*WORK REQUEST*. Below are lines of data; count those containing the word "MAXN" and write nothing but the number.

*SOURCE MATERIAL*.
struct Smem {
  double As[2][64 * LDA_S];
  double Bs[2][KC * LDB_S];
  union {
    struct {
      double K[MAXN * LDS];
      double W[MAXN * LDS];
    } gp;
    double panel[2 * MAXN * LDS];
  } u;
  double y[MAXN], ya[MAXN], alpha[MAXN], kxs[MAXN], v[MAXN];
  double red[GT / 32];
  int ired[GT / 32];
  int misc[8];
  double dmisc[8];
  int piv[PANEL];
};

__device__ __forceinline__ double block_sum(double v, Smem& sm) {
#pragma unroll
  for (int o = 16; o > 0; o >>= 1) v += __shfl_xor_sync(0xffffffffu, v, o);
  __syncthreads();
  if ((threadIdx.x & 31) == 0) sm.red[threadIdx.x >> 5] = v;
  __syncthreads();
  double r = 0.0;
#pragma unroll
  for (int w = 0; w < GT / 32; ++w) r += sm.red[w];
  return r;
}
__device__ __forceinline__ double block_max(double v, Smem& sm) {
#pragma unroll
  for (int o = 16; o > 0; o >>= 1) v = fmax(v, __shfl_xor_sync(0xffffffffu, v, o));
  __syncthreads();
  if ((threadIdx.x & 31) == 0) sm.red[threadIdx.x >> 5] = v;
  __syncthreads();
  double r = sm.red[0];
#pragma unroll
  for (int w = 1; w < GT / 32; ++w) r = fmax(r, sm.red[w]);
  return r;
}

__device__ __forceinline__ void dmma884(double& c0, double& c1, double a, double b) {
  asm volatile("mma.sync.aligned.m8n8k4.row.col.f64.f64.f64.f64 {%0,%1}, {%2}, {%3}, {%0,%1};"
               : "+d"(c0), "+d"(c1)
               : "d"(a), "d"(b));
}

__device__ __noinline__ void cta_gemm(double* __restrict__ Cm, int ldc, const double* __restrict__ A, int lda,
                         const double* __restrict__ Bm, int ldb, int m, int k, int n2, Smem& sm, int mode = 0) {
  if (m <= 0 || n2 <= 0 || k <= 0) { __syncthreads(); return; }
  const int tid = threadIdx.x, lane = tid & 31, warp = tid >> 5;
  const int wr = warp >> 1, wc = warp & 1;
  const int tm = (m + 63) >> 6, tn = (n2 + 63) >> 6, kc = (k + KC - 1) / KC;
  const int nsteps = tm * tn * kc;
  const int ar = tid >> 2, ak = (tid & 3) * 4;
  const int bk = tid >> 4, bc = (tid & 15) * 4;
  double ra[4], rb[4];
  auto gload = [&](int step) {
    const int t = step / kc, c = step - t * kc;
    const int ti = t / tn, tj = t - ti * tn;
    const int gr = ti * 64 + ar, gk = c * KC + ak;
    const double* pa = A + (size_t)gr * lda + gk;
#pragma unroll
    for (int q = 0; q < 4; ++q) ra[q] = (gr < m && gk + q < k) ? pa[q] : 0.0;
    const int gkb = c * KC + bk, gc = tj * 64 + bc;
    const double* pb = Bm + (size_t)gkb * ldb + gc;
#pragma unroll
    for (int q = 0; q < 4; ++q) rb[q] = (gkb < k && gc + q < n2) ? pb[q] : 0.0;
  };
  auto spark = [&](int bufi) {
    double* as = sm.As[bufi] + ar * LDA_S + ak;
    double* bs = sm.Bs[bufi] + bk * LDB_S + bc;
    *reinterpret_cast<double2*>(as) = make_double2(ra[0], ra[1]);
    *reinterpret_cast<double2*>(as + 2) = make_double2(ra[2], ra[3]);
    *reinterpret_cast<double2*>(bs) = make_double2(rb[0], rb[1]);
    *reinterpret_cast<double2*>(bs + 2) = make_double2(rb[2], rb[3]);
  };
  double acc[2][4][2];
  gload(0);
  spark(0);
  __syncthreads();
  for (int step = 0; step < nsteps; ++step) {
    const int bufi = step & 1;
    const int t = step / kc, c = step - t * kc;
    if (step + 1 < nsteps) gload(step + 1);
    if (c == 0) {
#pragma unroll
      for (int i = 0; i < 2; ++i)
#pragma unroll
        for (int jj = 0; jj < 4; ++jj) acc[i][jj][0] = acc[i][jj][1] = 0.0;
    }
    const double* as = sm.As[bufi] + (wr * 16 + (lane >> 2)) * LDA_S + (lane & 3);
    const double* bs = sm.Bs[bufi] + (lane & 3) * LDB_S + wc * 32 + (lane >> 2);
#pragma unroll
    for (int ks = 0; ks < KC / 4; ++ks) {
      double af[2], bf[4];
#pragma unroll
      for (int i = 0; i < 2; ++i) af[i] = as[i * 8 * LDA_S + ks * 4];
#pragma unroll
      for (int jj = 0; jj < 4; ++jj) bf[jj] = bs[ks * 4 * LDB_S + jj * 8];
#pragma unroll
      for (int i = 0; i < 2; ++i)
#pragma unroll
        for (int jj = 0; jj < 4; ++jj) dmma884(acc[i][jj][0], acc[i][jj][1], af[i], bf[jj]);
    }
    if (c == kc - 1) {
      const int ti = t / tn, tj = t - ti * tn;
#pragma unroll
      for (int i = 0; i < 2; ++i) {
        const int gr = ti * 64 + wr * 16 + i * 8 + (lane >> 2);
        if (gr >= m) continue;
#pragma unroll
        for (int jj = 0; jj < 4; ++jj) {
          const int gc = tj * 64 + wc * 32 + jj * 8 + 2 * (lane & 3);
          double* pc = Cm + (size_t)gr * ldc + gc;
          if (gc < n2) pc[0] = mode ? pc[0] - acc[i][jj][0] : acc[i][jj][0];
          if (gc + 1 < n2) pc[1] = mode ? pc[1] - acc[i][jj][1] : acc[i][jj][1];
        }
      }
    }
    if (step + 1 < nsteps) spark(bufi ^ 1);
    __syncthreads();
  }
}

__device__ __noinline__ double cta_norm1(const double* __restrict__ A, int ld, int np_, Smem& sm) {
  double best = 0.0;
  for (int j = threadIdx.x; j < np_; j += GT) {
    double s = 0.0;
    for (int i = 0; i < np_; ++i) s += fabs(A[(size_t)i * ld + j]);
    best = fmax(best, s);
  }
  return block_max(best, sm);
}

__device__ __noinline__ double cta_absnorm_power(const double* __restrict__ A, int ld, int np_, double scale, int p,
                                    double* __restrict__ v0, double* __restrict__ v1, Smem& sm) {
  const int parts = (np_ <= GT / 8) ? 8 : (np_ <= GT / 4) ? 4 : (np_ <= GT / 2) ? 2 : 1;
  double* part = &sm.As[0][0];
  const int jc = threadIdx.x % np_, sl = threadIdx.x / np_;
  for (int j = threadIdx.x; j < np_; j += GT) v0[j] = 1.0;
  __syncthreads();
  double* src = v0;
  double* dst = v1;
  for (int it = 0; it < p; ++it) {
    if (parts > 1) {
      if (sl < parts) {
        double s = 0.0;
#pragma unroll 4
        for (int i = sl; i < np_; i += parts) s = fma(scale * fabs(A[(size_t)i * ld + jc]), src[i], s);
        part[sl * np_ + jc] = s;
      }
      __syncthreads();
      if (threadIdx.x < np_) {
        double s = part[threadIdx.x];
        for (int q = 1; q < parts; ++q) s += part[q * np_ + threadIdx.x];
        dst[threadIdx.x] = s;
      }
    } else {
      for (int j = threadIdx.x; j < np_; j += GT) {
        double s = 0.0;
#pragma unroll 4
        for (int i = 0; i < np_; ++i) s = fma(scale * fabs(A[(size_t)i * ld + j]), src[i], s);
        dst[j] = s;
      }
    }
    __syncthreads();
    double* t = src; src = dst; dst = t;
  }
  double best = 0.0;
  for (int j = threadIdx.x; j < np_; j += GT) best = fmax(best, src[j]);
  return block_max(best, sm);
}

__device__ __forceinline__ int ell_of(double t, double normA, int idx, int m) {
  if (!(t > 0.0)) return 0;
  const double val = ceil(log2(t / normA / kCoeff[idx]) / (double)(2 * m));
  if (val != val) return 1 << 20;
  if (val > 1.0e6) return 1 << 20;
  return val > 0.0 ? (int)val : 0;
}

*TASK SOLUTION*. 4